Faut-il donc choisir entre les deux alternatives, classiques et modernes, ou bien opter pour l’ interprétation et se mettre dans une situation d’artiste contrefacteur, ou autrement contemporain comme depuis les années 50 au risque d’être confondu avec les néo impressionnistes tels les Manessier, Soulages ou Nicolas de Staël. Au risque de se tromper, il semble que la génération d’après guerre en Algérie a naïvement cru qu’en art, il suffisait de décalquer une époque en utilisant des éléments simulés pour recréer des œuvres d’art et bénéficier de la prescription artistique. L’histoire de l’art par documentation peut soutenir qu’il y a en présence une expression de narration sociétale, comme il y a une peinture d’essence spirituelle ou d’esprit contemporain.

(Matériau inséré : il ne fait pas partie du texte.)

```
static bool g_strict_hist_env = env_is_one("PCO_GFX_STRICT_HISTOGRAM");
static ResolvedConfig resolve_config(const PcoChunkConfigEx* c) {
  ResolvedConfig r{8, PCO_MODE_AUTO, 0.0, 0, PCO_DELTA_AUTO, 0, 1u << 18, true, g_strict_hist_env};
  if (c) {
    r.level = c->compression_level; r.mode_kind = c->mode_kind; r.mode_f64 = c->mode_f64; r.mode_u64 = c->mode_u64;
    r.delta_kind = c->delta_kind; r.delta_order = c->delta_order; r.max_page_n = c->max_page_n ? c->max_page_n : (1u << 18);
    r.enable_8_bit = c->enable_8_bit != 0;
    r.strict_hist = g_strict_hist_env || (c->flags & PCO_GFX_CFG_STRICT_HISTOGRAM) != 0;
    r.conv1 = (c->flags & PCO_GFX_CFG_CONV1) != 0;
    r.dict = (c->flags & PCO_GFX_CFG_DICT) != 0;
    r.unknown_flags = c->flags & ~(uint32_t)(PCO_GFX_CFG_STRICT_HISTOGRAM | PCO_GFX_CFG_CONV1 | PCO_GFX_CFG_DICT);
// ... 140 lines not shown
  PCO_HIP_CHECK(hipMemcpyAsync(d_plans, plans.data(), n_tasks * sizeof(EncModePlan), hipMemcpyHostToDevice, stream));
  PCO_HIP_CHECK(hipMemcpyAsync(ws.pages, pages.data(), n_pages * sizeof(EncPage), hipMemcpyHostToDevice, stream));
  const uint32_t nt = (uint32_t)n_tasks, np = (uint32_t)n_pages;
  uint32_t skip_fast = 0;
  const uint32_t c16_enable = stop_after != 1 ? 1u : 0u;
  PCO_TIMED_LAUNCH("enc_init_kernel", stream, enc_init_kernel, dim3((nt + 63) / 64), dim3(64), 0, stream, ws, d_tasks, d_plans, nt, cfg.level, c16_enable);
  const uint32_t tiles_per_page = (uint32_t)std::max<uint64_t>((page_max + kSplitTile - 1) / kSplitTile, 1);
  if ((uint64_t)np * tiles_per_page >= (1ull << 31)) throw HostError{PCO_GFX_INVALID_ARGUMENT, "too many pages in one call"};
  bool any_full0 = !c16_enable, any_spec = c16_enable != 0;
  size_t n_lookback = 0;
  for (size_t i = 0; i < n_tasks; i++) n_lookback += plans[i].delta_kind == kDeltaLookback;
  any_full0 = any_full0 || n_lookback != 0 || any_big;
  if (c16_enable) PCO_TIMED_LAUNCH("enc_presample_kernel", stream, enc_presample_kernel, dim3(nt), dim3(64), 0, stream, ws, d_tasks, nt);
  PCO_TIMED_LAUNCH("enc_lat_slots_kernel", stream, enc_lat_slots_kernel, dim3((nt + 63) / 64), dim3(64), 0, stream, ws, nt, 0u);
  uint32_t n_full = 0;
  if (lat_exact) {
    uint32_t flags[3] = {0, 0, 0};
    PCO_HIP_CHECK(hipMemcpyAsync(flags, ws.need_sort, 12, hipMemcpyDeviceToHost, stream));
    PCO_HIP_CHECK(hipStreamSynchronize(stream));
    n_full = flags[2];
    any_full0 = n_full != 0; any_spec = c16_enable && n_full < n_tasks;
    ws.lat_cap1 = std::max<uint32_t>(n_full, 1u);
    ws.lat = (uint8_t*)wsp.enc_lat.ensure((size_t)ws.lat_cap1 * lat_slot_bytes);
    ws.lat2 = ws.lat;
  } else if (c16_enable) any_full0 = true;
  if (any_spec) PCO_TIMED_LAUNCH("enc_split_kernel<c16>", stream, (enc_split_kernel<true, false>), dim3(np * tiles_per_page), dim3(256), kSplitLdsBytes, stream, ws, d_tasks, tiles_per_page, 1u, 1u);
  if (any_full0) PCO_TIMED_LAUNCH("enc_split_kernel", stream, (enc_split_kernel<false, false>), dim3(np * tiles_per_page), dim3(256), kSplitLdsBytes, stream, ws, d_tasks, tiles_per_page, 1u, 0u);
  if (any_spec) {
    PCO_TIMED_LAUNCH("enc_lat_slots_kernel", stream, enc_lat_slots_kernel, dim3((nt + 63) / 64), dim3(64), 0, stream, ws, nt, 2u);
    bool any_redo = true;
    if (lat_exact) {
      uint32_t used = 0;
      PCO_HIP_CHECK(hipMemcpyAsync(&used, ws.lat_used, 4, hipMemcpyDeviceToHost, stream));
      PCO_HIP_CHECK(hipStreamSynchronize(stream));
      const uint32_t n_redo = used > ws.lat_cap1 ? used - ws.lat_cap1 : 0u;
      any_redo = used > n_full;
      if (n_redo) ws.lat2 = (uint8_t*)wsp.enc_lat2.ensure((size_t)n_redo * lat_slot_bytes);
    }
    if (any_redo) {
      const uint32_t tpb = 32, bpp = (tiles_per_page + tpb - 1) / tpb;
      PCO_TIMED_LAUNCH("enc_split_kernel(redo)", stream, (enc_split_kernel<false, true>), dim3(np * bpp), dim3(256), kSplitLdsBytes, stream, ws, d_tasks, tiles_per_page, tpb, 2u);
    }
  }
  if (stop_after == 1) { PCO_HIP_CHECK(hipGetLastError()); if (ws_out) *ws_out = ws; return; }
  if (any_conv1) {
    const size_t conv_bytes = (n_tasks * sizeof(EncConv) + 255) & ~(size_t)255;
    uint8_t* d_conv = (uint8_t*)wsp.enc_conv.ensure(conv_bytes + n_pages * kConv1MaxOrder * sizeof(uint32_t) + 256);
    ws.conv = (EncConv*)d_conv; ws.conv_state = (uint32_t*)(d_conv + conv_bytes);
    PCO_TIMED_LAUNCH("enc_conv1_stats_kernel", stream, enc_conv1_stats_kernel, dim3(nt), dim3(kConv1Threads), 0, stream, ws, nt);
// ... 37 lines not shown
  {
    static const bool wide_ok = hipFuncSetAttribute((const void*)enc_hist_wide_kernel<kWideHistRange>, hipFuncAttributeMaxDynamicSharedMemorySize, (int)hist_lds_bytes(kWideHistRange)) == hipSuccess &&
                                hipFuncSetAttribute((const void*)enc_hist_wide_kernel<kMidHistRange>, hipFuncAttributeMaxDynamicSharedMemorySize, (int)hist_lds_bytes(kMidHistRange)) == hipSuccess;
    if (!wide_ok) throw HostError{PCO_GFX_DEVICE_ERROR, "cannot reserve LDS for enc_hist_wide_kernel"};
    static const bool sort_ok = hipFuncSetAttribute((const void*)enc_hist_sort_kernel, hipFuncAttributeMaxDynamicSharedMemorySize, (int)kHistSortLdsBytes) == hipSuccess;
    if (!sort_ok) throw HostError{PCO_GFX_DEVICE_ERROR, "cannot reserve LDS for enc_hist_sort_kernel"};
    uint64_t max_n = 0; uint32_t small_lds = 0;
    for (size_t i = 0; i < n_tasks; i++) {
      max_n = std::max<uint64_t>(max_n, tasks[i].n);
      const uint32_t kb = dtype_bits(tasks[i].dtype) == 64 ? 8u : 4u;
      small_lds = std::max(small_lds, small_lds_bytes((uint32_t)std::min<uint64_t>(tasks[i].n, kSmallHistCap), kb));
    }
    const bool any_long = max_n > kSmallHistCap;
    bool run_mid = any_long, run_wide = any_long, run_sort = any_long || any_big, run_small = true;
    if (results != nullptr && stop_after == 0) {
      uint32_t flag = 0;
      PCO_HIP_CHECK(hipMemcpyAsync(&flag, ws.need_sort, 4, hipMemcpyDeviceToHost, stream));
      PCO_HIP_CHECK(hipStreamSynchronize(stream));
      run_sort = (flag & 1u) != 0; run_mid = (flag & 2u) != 0; run_wide = (flag & 4u) != 0; run_small = (flag & 8u) != 0;
    }
    if (run_sort && !sort_upfront) ws.sort = (uint8_t*)wsp.enc_sort.ensure(sort_bytes);
    if (run_mid || run_wide || run_small || run_sort) ws.walk = (uint8_t*)wsp.enc_walk.ensure((size_t)nt * 3 * kWalkRecBytes);
    if (run_mid) PCO_TIMED_LAUNCH("enc_hist_wide_kernel<16384>", stream, enc_hist_wide_kernel<kMidHistRange>, dim3(nt), dim3(1024), hist_lds_bytes(kMidHistRange), stream, ws, nt);
    if (run_wide) PCO_TIMED_LAUNCH("enc_hist_wide_kernel<32768>", stream, enc_hist_wide_kernel<kWideHistRange>, dim3(nt), dim3(1024), hist_lds_bytes(kWideHistRange), stream, ws, nt);
    if (run_small) {
      static const bool small_ok = hipFuncSetAttribute((const void*)enc_hist_small_kernel, hipFuncAttributeMaxDynamicSharedMemorySize, (int)small_lds_bytes(kSmallHistCap, 8)) == hipSuccess;
      if (!small_ok) throw HostError{PCO_GFX_DEVICE_ERROR, "cannot reserve LDS for enc_hist_small_kernel"};
      PCO_TIMED_LAUNCH("enc_hist_small_kernel", stream, enc_hist_small_kernel, dim3(nt), dim3(kSelT), small_lds, stream, ws, nt);
    }
    if (run_sort) {
      auto launch_sel = [&](auto kernel, const char* name) {
        if (hipFuncSetAttribute((const void*)kernel, hipFuncAttributeMaxDynamicSharedMemorySize, (int)kSelLdsBytes) != hipSuccess) throw HostError{PCO_GFX_DEVICE_ERROR, "cannot reserve LDS for enc_hist_select_kernel"};
        PCO_TIMED_LAUNCH(name, stream, kernel, dim3(nt), dim3(kSelThr), kSelLdsBytes, stream, ws, nt);
// ... 36 lines not shown
    fx.run_start = (uint64_t*)wsp.enc_run.ensure(n_pages * (size_t)fx.run_stride * 8);
    const size_t fstate_bytes = (n_pages * 12 * 4 + 63) & ~(size_t)63, body_bytes = (n_pages * 16 + 63) & ~(size_t)63, wpb_bytes = ((n_pages * (size_t)ws.n_slots + 15) / 16) * 4 + 64;
    fx.fstate = (uint32_t*)wsp.enc_fstate.ensure(fstate_bytes + body_bytes + wpb_bytes);
    const uint64_t n_blocks = (uint64_t)np * fx.runs_per_page;
    if (n_blocks < (1ull << 31)) {
      const uint32_t n_items = np * ws.n_slots;
      const size_t vlut_bytes = n_tasks * (size_t)ws.n_slots * kDirectHistRange * 2;
      uint64_t input_bytes = 0; for (size_t i = 0; i < n_tasks; i++) input_bytes += tasks[i].n * (uint64_t)(dtype_bits(tasks[i].dtype) / 8);
      const bool lookups = vlut_bytes <= std::max<uint64_t>(64ull << 20, input_bytes / 2);
      static const bool walkp_on = env_not_zero("PCO_GFX_WALKP");
      const bool keep_fused = walkp_on && lookups && ws.n_slots == 1;
      fx.fused = n_items > 8192 && !keep_fused ? 2u : 1u;
      if (lookups) fx.fused |= kFusedLookups;
      const bool any_seg = page_max >= (uint64_t)kWsMinBatches * kBatchN && n_items <= kWsMaxItems;
      if (any_seg) fx.fused |= kFusedSegments;
      PCO_TIMED_LAUNCH("enc_dissect_kernel", stream, enc_dissect_kernel, dim3(np * ((fx.runs_per_page + kDisRuns - 1) / kDisRuns)), dim3(256), kDisLdsBytes, stream, ws, fx, np);
      if (fx.fused & kFusedLookups) {
        fx.vlut = (uint16_t*)wsp.enc_vlut.ensure(vlut_bytes + 64);
        PCO_TIMED_LAUNCH("enc_vlut_kernel", stream, enc_vlut_kernel, dim3(nt * 3), dim3(256), 0, stream, ws, fx, nt);
      }
      static const bool walkd_ok = hipFuncSetAttribute((const void*)enc_walkd_kernel, hipFuncAttributeMaxDynamicSharedMemorySize, (int)kWdLdsBytes) == hipSuccess;
      if (!walkd_ok) throw HostError{PCO_GFX_DEVICE_ERROR, "cannot reserve LDS for enc_walkd_kernel"};
      if (any_seg) PCO_TIMED_LAUNCH("enc_walkseg_kernel", stream, enc_walkseg_kernel, dim3(n_items), dim3(128), kWsLdsBytes, stream, ws, fx, np);
      if (walkp_on && !any_seg && (fx.fused & kFusedLookups) != 0) {
        static const bool walkp_ok = hipFuncSetAttribute((const void*)enc_walkp_kernel, hipFuncAttributeMaxDynamicSharedMemorySize, (int)kWpLdsBytes) == hipSuccess;
        if (!walkp_ok) throw HostError{PCO_GFX_DEVICE_ERROR, "cannot reserve LDS for enc_walkp_kernel"};
        fx.body = (uint64_t*)((uint8_t*)fx.fstate + fstate_bytes); fx.wp_block = (uint32_t*)((uint8_t*)fx.fstate + fstate_bytes + body_bytes);
        PCO_TIMED_LAUNCH("enc_walkp_kernel", stream, enc_walkp_kernel, dim3((n_items + kWpQ - 1) / kWpQ), dim3(64 * (1 + kWpHelpers)), kWpLdsBytes, stream, ws, fx, np);
      }
      PCO_TIMED_LAUNCH("enc_walkd_kernel", stream, enc_walkd_kernel, dim3((n_items + kWdQ - 1) / kWdQ), dim3(64 * (1 + kWdHelpers)), kWdLdsBytes, stream, ws, fx, np);
      if ((fx.fused & 0xffu) == 2u) PCO_TIMED_LAUNCH("enc_walk16_kernel", stream, enc_walk_kernel<16>, dim3((n_items + 15) / 16), dim3(64), EwCfg<16>::kLdsBytes, stream, ws, fx, np, 1u);
      PCO_TIMED_LAUNCH("enc_scan_kernel", stream, enc_scan_kernel, dim3(np), dim3(64), 0, stream, ws, fx, d_results, np);
      const bool forked = fx.body != nullptr;
      std::unique_ptr<ScopedKernelTimer> span;
      if (forked) {
        ensure_side_stream(wsp);
        span.reset(new ScopedKernelTimer("enc_place+pack", stream));
        PCO_HIP_CHECK(hipEventRecord(wsp.fork_event, stream));
        PCO_HIP_CHECK(hipStreamWaitEvent(wsp.side_stream, wsp.fork_event, 0));
        PCO_TIMED_LAUNCH("~enc_place_kernel", wsp.side_stream, enc_place_kernel, dim3(np * place_pieces(page_max)), dim3(256), 0, wsp.side_stream, ws, fx, np, place_pieces(page_max));
        PCO_HIP_CHECK(hipEventRecord(wsp.join_event, wsp.side_stream));
      }
      bool any1 = false, any_sec = false, any_lb = false, any32 = false, any64 = false;
      for (size_t i = 0; i < n_tasks; i++) {
        const bool sec = plans[i].mode_kind != kClassic, lb = plans[i].delta_kind == kDeltaLookback;
        any_sec |= sec; any_lb |= lb; any1 |= !sec && !lb;
// ... 1251 lines not shown
```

En ce contexte, certains artistes «décideurs» ont sérieusement commencé à réfléchir, pas seulement sur la peinture de masse, mais aussi sur l’orientation de l’art au Maghreb en cherchant des repères académiques en de possibles mouvements stylistique d’antan. C’est assez connu , que chercher un style ; c’est considérer la peinture pour elle-même quelque soit son lieu de réalisation ou son espace temporel et il est connu en réflexion chez les historiens d’art qu’ils accrochent toujours les styles « au temps » de leur temps du fait qu’a chaque époque correspond une mode tributaire au marketing et a l’économie de marché et aux nouvelles technologies de l’art. Il parait judicieux de mon point de vue, de replacer le sens des symboles signes dans leur usage uniquement plastique pour mieux saisir la transformation acquise donnant ainsi un exemple sain de la mutation d’une transcription picturale vers une expression artistique moderne même a forte senteur régionale.

lorsqu’une artiste contemporaine, a propos de son travail pictural, maintient que « c’est une trace écrite sur le tissu qui devient acte de transmission et de restitution comme un chemin qui remonterait aux origines de la pensée, afin d’amener un questionnement sur la signification première d’un geste, d’un signe qui a traversée des siècles et qui reste a mon sens empreint d’une force et d’une mémoire collective. » cela devient comme un canevas servant de base de documentation au domaine artistique et ce phénomène reste toujours latent.
Au Maghreb, c’est ce genre de corpus utilisé et représenté à travers la multiplication des œuvres graphiques dotés d’empreintes colorées qui devient plus un creuset d’implication a l’art traditionnel ethnographique qu’a un phénomène de création artistique. Au cours de mes circonspections d’œuvres en expositions, mon attention restait perplexe devant les insuffisances esthétiques par rapport aux discours démagogiques et philosophiques sur cet art des entre-deux. Cela explique le dilemme, que je ne cesse de débattre avec mes étudiants des beaux arts et de l’université en arts plastiques, qu’il est perpétuel et nécessaire de faire la nuance entre la forme de représentation et la forme d’expression plastique. En peinture, comme en littérature ou en musique, ce n’est ni l’image, ni les mots, ni les paroles qui priment mais c’est l’expression, la poésie, la symphonie qui font des impressions émotionnelles.

On sait qu’en art visuel, un pictogramme détermine l’objet réel qu’il veut désigner et l’idéogramme suggère l’idée de la chose que l’on veut enseigner. Alors, s’il y a une perspective artistique à une invitation suggestive par ces signes de référence au Maghreb, a contrario de l’art contemporain, il ne peut y avoir d’ancrage qu’en des espaces définis dans leurs géographies respectives. Il serait quand même juste de rappeler que, dès le milieu des années 50 certains peintres du Maghreb, de réputation mondiale comme Guermaz, Gherbaoui, Khadda, Nja Mahdaoui, Cherkaoui commençaient déjà à interagir vers une totale non figuration par accointance avec l’abstraction lyrique de l’école de paris a l’époque. Certains critiques ont affirmé que cette manière de procédure était bien la seule forme qui permis aux artistes d’Afrique du nord à retrouver leur «équilibre» avec leur propre patrimoine immatériel.